§ Directions: "template" appears in how many lines of the entries? State only the number.

[Records excerpted from a collection]

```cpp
template <class P, bool DPT, bool EXPL>
__global__ __launch_bounds__(P::kWaves * 64, P::kMinWavesPerEU) void nerf_bwd_kernel(NerfBwdArgs a, NerfInputGradArgs in) {
    using ST = typename P::store_t;
    constexpr int kSlot = P::stride(9);
    extern __shared__ __attribute__((aligned(16))) char smem[];
    WStream<P::kWaves, kSlot> ws;
    const bool want_pts = EXPL || a.d_pts != nullptr;
    ws.init(a.blob, smem, want_pts ? 83 : 80);
    const int lane = ws.lane, c = lane & 31, h = lane >> 5;
    const long n_rows = a.active_idx != nullptr ? (long)*a.n_active : (long)a.P;
    if ((long)blockIdx.x * P::kWaves * 32 >= n_rows) return;
    ws.warm_issue((n_rows + P::kWaves * 32 - 1) / (P::kWaves * 32), 256 * P::kMinWavesPerEU);
    warm_code_issue((std::is_same<P, BF16>::value) ? kWarmCodeNerfBwd : 0, (n_rows + P::kWaves * 32 - 1) / (P::kWaves * 32), 256 * P::kMinWavesPerEU, ws.warm_dump());
    const long p_raw = ((long)blockIdx.x * P::kWaves + ws.wave) * 32 + c;
    const bool ok = p_raw < n_rows;
    const long p = ok ? p_raw : n_rows - 1;
    const long pd = a.active_idx != nullptr ? (long)a.active_idx[p] : p;
    const long PS = P::plane(a.P, 256);
    constexpr int KO = DPT ? 4 : 1;
    constexpr int LDO = DPT ? 128 : 32;
    const ST* save_h = reinterpret_cast<const ST*>(a.save_h);
    const ST* save_hv = reinterpret_cast<const ST*>(a.save_hv);
    ST* delta_o = reinterpret_cast<ST*>(a.delta_o);
    ST* delta_v = reinterpret_cast<ST*>(a.delta_v);
    ST* delta_head = reinterpret_cast<ST*>(a.delta_head);
    ST* delta_h = reinterpret_cast<ST*>(a.delta_h);

    float x4[4] = {0.0f, 0.0f, 0.0f, 0.0f}, dir[3] = {0.0f, 0.0f, 0.0f}, pw[3] = {0.0f, 0.0f, 0.0f}, nrm = 1.0f;
    float dx4[4] = {0.0f, 0.0f, 0.0f, 0.0f}, ddir[3] = {0.0f, 0.0f, 0.0f};
    if (EXPL) {
#pragma unroll
        for (int d = 0; d < 4; ++d) x4[d] = in.pts4[pd * 4 + d];
#pragma unroll
        for (int d = 0; d < 3; ++d) dir[d] = in.dirs[pd * 3 + d];
    } else if (want_pts) {
        const long r = pd / a.n_per_ray;
        const float z = a.z[pd];
#pragma unroll
        for (int d = 0; d < 3; ++d) {
            dir[d] = a.rays_d[r * 3 + d];
            pw[d] = a.rays_o[r * 3 + d] + dir[d] * z;
        }
        nrm = sqrtf(pw[0] * pw[0] + pw[1] * pw[1] + pw[2] * pw[2]);
        const float rr = fminf(fmaxf(nrm, 1.0f), 1e10f);
#pragma unroll
        for (int d = 0; d < 3; ++d) x4[d] = pw[d] / rr;
        x4[3] = 1.0f / rr;
    }
    typename P::template Act<9> X;
    typename P::template Act<8> Y;
    {
        float g3[3];
#pragma unroll
        for (int d = 0; d < 3; ++d) g3[d] = a.g_rgb[pd * 3 + d];
        const f32x16 t16 = vals_tile<3>(g3, h, 0);
        X.set(0, t16);
        P::store_tile(delta_o, p, LDO, 0, h, t16, ok);
        if constexpr (DPT) {
#pragma unroll
            for (int kt = 0; kt < 3; ++kt) {
                const f32x16 g = F32::load_tile(a.g_feat, pd, 96, kt, h);
                X.set(kt + 1, g);
                P::store_tile(delta_o, p, LDO, kt + 1, h, g, ok);
            }
        }
    }
    auto ldH = [&](int l) VDN_INL { return [=](int nt) VDN_INL { return P::load_tile(save_h + l * PS, p, 256, nt, h); }; };
    auto mask_store = [&](auto& D, ST* dst, int ld) VDN_INL {
        return [&D, dst, ld, p, ok, h](int nt, const f32x16& acc, const f32x16& hv) VDN_INL {
            f32x16 o;
#pragma unroll
            for (int t = 0; t < 16; ++t) o[t] = hv[t] > 0.0f ? acc[t] : 0.0f;
            D.set(nt, o);
            P::store_tile(dst, p, ld, nt, h, o, ok);
        };
    };
    ws.all_issue = __any(ok);
    warm_l2_wait();
    ws.start();
    dense<P, KO, 4, false>(ws, X, 0, [&](int nt) VDN_INL { return P::load_tile(save_hv, p, 128, nt, h); },
                               mask_store(Y, delta_v, 128), 4);
    dense<P, 4, 9, false>(ws, Y, 0, NoPre{}, [&](int nt, const f32x16& acc, int) VDN_INL {
        if (nt < 8) {
            X.set(nt, acc);
            P::store_tile(delta_head, p, 288, nt, h, acc, ok);
        } else if (want_pts) {
            pe_adjoint_tile<3, 4, 0, P::kAccurateTrig>(acc, h, dir, ddir);
        }
    });
    {
        float g1[1] = {a.g_density[pd]};
        const f32x16 t16 = vals_tile<1>(g1, h, 0);
        X.set(8, t16);
        P::store_tile(delta_head, p, 288, 8, h, t16, ok);
    }
    dense<P, 9, 8, false, kBwdPrefetch>(ws, X, 0, ldH(7), mask_store(Y, delta_h + 7 * PS, 256), P::kTileOps, P::kTileOps);
    dense<P, 8, 8, false, kBwdPrefetch>(ws, Y, 0, ldH(6), mask_store(X, delta_h + 6 * PS, 256), P::kTileOps, P::kTileOps);
    dense<P, 8, 8, false, kBwdPrefetch>(ws, X, 0, ldH(5), mask_store(Y, delta_h + 5 * PS, 256), P::kTileOps, P::kTileOps);
    dense<P, 8, 11, false>(ws, Y, 0,
        [&](int nt) VDN_INL { return nt >= 3 ? P::load_tile(save_h + 4 * PS, p, 256, nt - 3, h) : f32x16{}; },
        [&](int nt, const f32x16& acc, const f32x16& hv) VDN_INL {
            if (nt >= 3) {
                f32x16 o;
#pragma unroll
                for (int t = 0; t < 16; ++t) o[t] = hv[t] > 0.0f ? acc[t] : 0.0f;
                X.set(nt - 3, o);
                P::store_tile(delta_h + 4 * PS, p, 256, nt - 3, h, o, ok);
            } else if (want_pts) {
                if (nt == 0) pe_adjoint_tile<4, 10, 0, P::kAccurateTrig>(acc, h, x4, dx4);
                else if (nt == 1) pe_adjoint_tile<4, 10, 1, P::kAccurateTrig>(acc, h, x4, dx4);
                else pe_adjoint_tile<4, 10, 2, P::kAccurateTrig>(acc, h, x4, dx4);
            }
        });
    dense<P, 8, 8, false, kBwdPrefetch>(ws, X, 0, ldH(3), mask_store(Y, delta_h + 3 * PS, 256), P::kTileOps, P::kTileOps);
    dense<P, 8, 8, false, kBwdPrefetch>(ws, Y, 0, ldH(2), mask_store(X, delta_h + 2 * PS, 256), P::kTileOps, P::kTileOps);
    dense<P, 8, 8, false, kBwdPrefetch>(ws, X, 0, ldH(1), mask_store(Y, delta_h + 1 * PS, 256), P::kTileOps, P::kTileOps);
    dense<P, 8, 8, false, kBwdPrefetch>(ws, Y, 0, ldH(0), mask_store(X, delta_h + 0 * PS, 256), P::kTileOps, P::kTileOps);
    if (want_pts) {
        dense<P, 8, 3, false>(ws, X, 0, NoPre{}, [&](int nt, const f32x16& acc, int) VDN_INL {
            if (nt == 0) pe_adjoint_tile<4, 10, 0, P::kAccurateTrig>(acc, h, x4, dx4);
            else if (nt == 1) pe_adjoint_tile<4, 10, 1, P::kAccurateTrig>(acc, h, x4, dx4);
            else pe_adjoint_tile<4, 10, 2, P::kAccurateTrig>(acc, h, x4, dx4);
        });
        if (EXPL) {
            if (ok && h == 0) {
#pragma unroll
                for (int d = 0; d < 4; ++d) in.d_pts4[pd * 4 + d] = (in.accumulate ? in.d_pts4[pd * 4 + d] : 0.0f) + dx4[d];
#pragma unroll
                for (int d = 0; d < 3; ++d) in.d_dirs[pd * 3 + d] = (in.accumulate ? in.d_dirs[pd * 3 + d] : 0.0f) + ddir[d];
            }
            return;
        }
        if (ok && h == 0) {
            const bool free_r = nrm >= 1.0f && nrm <= 1e10f;
            const float rr = fminf(fmaxf(nrm, 1.0f), 1e10f);
            const float pu = pw[0] * dx4[0] + pw[1] * dx4[1] + pw[2] * dx4[2];
#pragma unroll
            for (int d = 0; d < 3; ++d) {
                float v = dx4[d] / rr;
                if (free_r) v -= pw[d] * (pu / (rr * rr * rr) + dx4[3] / (rr * rr * rr));
                a.d_pts[pd * 3 + d] = v;
                a.d_dirs[pd * 3 + d] = ddir[d];
            }
        }
    }
}

template <class P, bool EXPL>
int launch_nerf_bwd_impl(const VdnNerfBwdArgs* args, const NerfInputGradArgs& in, void* stream_) {
    hipStream_t stream = (hipStream_t)stream_;
    const int ppw = P::kWaves * 32;
    const int grid = (args->P + ppw - 1) / ppw;
    const size_t lds = 3 * P::stride(9);
    static bool once = (allow_big_lds(nerf_bwd_kernel<P, false, EXPL>, lds), allow_big_lds(nerf_bwd_kernel<P, true, EXPL>, lds), true);
    (void)once;
    if (args->g_feat != nullptr)
        hipLaunchKernelGGL((nerf_bwd_kernel<P, true, EXPL>), dim3(grid), dim3(P::kWaves * 64), lds, stream, *args, in);
    else
        hipLaunchKernelGGL((nerf_bwd_kernel<P, false, EXPL>), dim3(grid), dim3(P::kWaves * 64), lds, stream, *args, in);
    return (int)hipGetLastError();
}

inline bool nerf_bwd_args_ok(const VdnNerfBwdArgs* args) {
    return args && args->P > 0 && args->blob && args->g_density && args->g_rgb && args->save_h && args->save_hv &&
           args->delta_o && args->delta_v && args->delta_head && args->delta_h;
}

template <class P>
int launch_nerf_bwd(const VdnNerfBwdArgs* args, void* stream) {
    if (!nerf_bwd_args_ok(args)) return -1;
    if (args->d_pts && (!args->d_dirs || !args->rays_o || !args->rays_d || !args->z || args->n_per_ray <= 0)) return -2;
    return launch_nerf_bwd_impl<P, false>(args, NerfInputGradArgs{}, stream);
}

template <class P>
int launch_nerf_bwd_input(const VdnNerfBwdArgs* args, const VdnNerfInputGradArgs* in, void* stream) {
    if (!nerf_bwd_args_ok(args)) return -1;
    if (!in || !in->pts4 || !in->dirs || !in->d_pts4 || !in->d_dirs) return -2;
    if (args->d_pts || args->d_dirs) return -3;
    return launch_nerf_bwd_impl<P, true>(args, *in, stream);
}

}
```

vdn-nerf_amd/csrc/k_nerf_fwd.h:

```cpp
#pragma once
#include "mlp_engine.h"
#include "vdn_kernels.h"

namespace vdn {
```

§ Expected output: 6